Your assignment |
The line containing "void x3_dma16(const i32x4&" marks the end: restate word for word every line from the first line of the entries below through that one.

Stored items
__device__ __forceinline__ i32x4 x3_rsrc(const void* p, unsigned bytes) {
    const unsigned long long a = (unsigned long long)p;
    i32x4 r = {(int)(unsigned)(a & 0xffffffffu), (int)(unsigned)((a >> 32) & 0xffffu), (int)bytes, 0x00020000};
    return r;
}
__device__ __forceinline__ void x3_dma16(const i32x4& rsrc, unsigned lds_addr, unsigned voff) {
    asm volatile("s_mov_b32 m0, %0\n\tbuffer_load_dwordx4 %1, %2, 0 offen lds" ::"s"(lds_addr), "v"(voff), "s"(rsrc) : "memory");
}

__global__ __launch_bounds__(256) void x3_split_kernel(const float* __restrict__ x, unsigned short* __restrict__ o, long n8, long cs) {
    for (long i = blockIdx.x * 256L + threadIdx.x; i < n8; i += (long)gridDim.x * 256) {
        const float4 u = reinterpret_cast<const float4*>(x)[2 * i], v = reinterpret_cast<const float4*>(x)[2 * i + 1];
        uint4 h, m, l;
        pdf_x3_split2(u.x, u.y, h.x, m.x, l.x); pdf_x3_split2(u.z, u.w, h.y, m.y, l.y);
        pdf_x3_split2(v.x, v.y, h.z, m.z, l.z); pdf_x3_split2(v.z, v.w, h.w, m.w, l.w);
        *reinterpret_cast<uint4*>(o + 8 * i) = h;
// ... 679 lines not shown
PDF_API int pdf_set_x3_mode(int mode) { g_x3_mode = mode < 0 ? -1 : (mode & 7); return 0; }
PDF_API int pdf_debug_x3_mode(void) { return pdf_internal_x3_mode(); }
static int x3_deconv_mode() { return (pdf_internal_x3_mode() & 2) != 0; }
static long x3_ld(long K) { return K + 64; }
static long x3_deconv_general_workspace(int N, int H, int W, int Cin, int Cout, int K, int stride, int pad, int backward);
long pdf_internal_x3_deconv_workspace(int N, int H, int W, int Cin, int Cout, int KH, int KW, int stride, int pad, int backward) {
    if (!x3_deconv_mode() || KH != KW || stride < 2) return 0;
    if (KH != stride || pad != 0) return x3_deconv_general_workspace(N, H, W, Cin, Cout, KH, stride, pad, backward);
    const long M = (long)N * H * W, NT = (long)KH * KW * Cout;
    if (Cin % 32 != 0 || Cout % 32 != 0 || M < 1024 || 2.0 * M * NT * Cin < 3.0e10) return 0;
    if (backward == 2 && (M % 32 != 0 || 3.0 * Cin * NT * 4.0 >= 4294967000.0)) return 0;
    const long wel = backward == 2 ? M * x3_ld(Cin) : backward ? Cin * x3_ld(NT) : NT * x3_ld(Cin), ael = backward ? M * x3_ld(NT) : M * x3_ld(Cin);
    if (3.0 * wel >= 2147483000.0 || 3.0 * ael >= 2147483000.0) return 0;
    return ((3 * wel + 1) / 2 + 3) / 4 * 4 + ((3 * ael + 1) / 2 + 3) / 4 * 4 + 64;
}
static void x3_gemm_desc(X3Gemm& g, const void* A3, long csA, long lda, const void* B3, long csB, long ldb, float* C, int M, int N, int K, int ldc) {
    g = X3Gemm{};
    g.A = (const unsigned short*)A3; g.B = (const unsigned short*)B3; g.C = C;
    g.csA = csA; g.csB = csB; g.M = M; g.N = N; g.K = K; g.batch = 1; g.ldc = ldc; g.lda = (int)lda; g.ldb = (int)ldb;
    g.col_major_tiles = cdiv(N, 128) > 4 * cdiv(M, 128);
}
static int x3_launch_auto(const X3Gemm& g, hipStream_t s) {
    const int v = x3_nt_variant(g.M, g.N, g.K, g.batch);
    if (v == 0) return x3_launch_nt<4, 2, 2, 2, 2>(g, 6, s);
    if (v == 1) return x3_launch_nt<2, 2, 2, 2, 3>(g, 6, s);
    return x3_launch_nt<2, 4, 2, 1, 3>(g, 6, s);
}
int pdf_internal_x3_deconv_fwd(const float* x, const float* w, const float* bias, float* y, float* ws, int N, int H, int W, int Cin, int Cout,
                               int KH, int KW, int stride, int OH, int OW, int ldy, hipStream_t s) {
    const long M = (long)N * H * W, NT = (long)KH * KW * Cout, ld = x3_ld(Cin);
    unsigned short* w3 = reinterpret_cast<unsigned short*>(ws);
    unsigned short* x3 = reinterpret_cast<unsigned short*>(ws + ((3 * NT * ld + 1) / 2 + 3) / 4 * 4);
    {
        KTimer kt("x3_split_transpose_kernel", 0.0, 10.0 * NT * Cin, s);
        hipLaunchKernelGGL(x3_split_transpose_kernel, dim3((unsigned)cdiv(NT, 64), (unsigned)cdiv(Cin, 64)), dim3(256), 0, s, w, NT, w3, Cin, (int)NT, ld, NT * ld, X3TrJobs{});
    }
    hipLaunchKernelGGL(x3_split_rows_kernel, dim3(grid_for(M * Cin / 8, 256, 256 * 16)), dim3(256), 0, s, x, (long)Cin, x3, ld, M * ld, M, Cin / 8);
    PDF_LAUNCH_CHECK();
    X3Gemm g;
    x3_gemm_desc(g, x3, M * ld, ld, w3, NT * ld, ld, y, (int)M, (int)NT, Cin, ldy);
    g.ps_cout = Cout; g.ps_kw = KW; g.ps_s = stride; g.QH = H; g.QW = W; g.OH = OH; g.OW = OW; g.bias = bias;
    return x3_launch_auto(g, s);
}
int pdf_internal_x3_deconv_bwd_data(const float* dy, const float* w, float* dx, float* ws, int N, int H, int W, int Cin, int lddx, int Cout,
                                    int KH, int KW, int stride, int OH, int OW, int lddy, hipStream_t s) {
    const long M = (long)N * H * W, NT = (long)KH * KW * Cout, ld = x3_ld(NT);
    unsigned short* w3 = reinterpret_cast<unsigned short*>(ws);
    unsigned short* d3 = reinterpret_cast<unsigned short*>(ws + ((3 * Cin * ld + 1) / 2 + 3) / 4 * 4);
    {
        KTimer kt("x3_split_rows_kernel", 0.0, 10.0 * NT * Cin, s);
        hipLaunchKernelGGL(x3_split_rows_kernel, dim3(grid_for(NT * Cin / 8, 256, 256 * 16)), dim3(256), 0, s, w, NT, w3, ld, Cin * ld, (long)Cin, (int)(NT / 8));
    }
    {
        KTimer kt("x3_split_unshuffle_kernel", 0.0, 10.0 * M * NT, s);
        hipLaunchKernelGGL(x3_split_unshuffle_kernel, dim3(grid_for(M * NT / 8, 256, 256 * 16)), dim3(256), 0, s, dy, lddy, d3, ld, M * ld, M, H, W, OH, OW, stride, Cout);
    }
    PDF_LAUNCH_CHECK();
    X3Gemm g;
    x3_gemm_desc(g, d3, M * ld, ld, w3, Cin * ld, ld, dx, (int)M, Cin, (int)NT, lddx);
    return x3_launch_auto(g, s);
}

The answer |
__device__ __forceinline__ i32x4 x3_rsrc(const void* p, unsigned bytes) {
    const unsigned long long a = (unsigned long long)p;
    i32x4 r = {(int)(unsigned)(a & 0xffffffffu), (int)(unsigned)((a >> 32) & 0xffffu), (int)bytes, 0x00020000};
    return r;
}
__device__ __forceinline__ void x3_dma16(const i32x4& rsrc, unsigned lds_addr, unsigned voff) {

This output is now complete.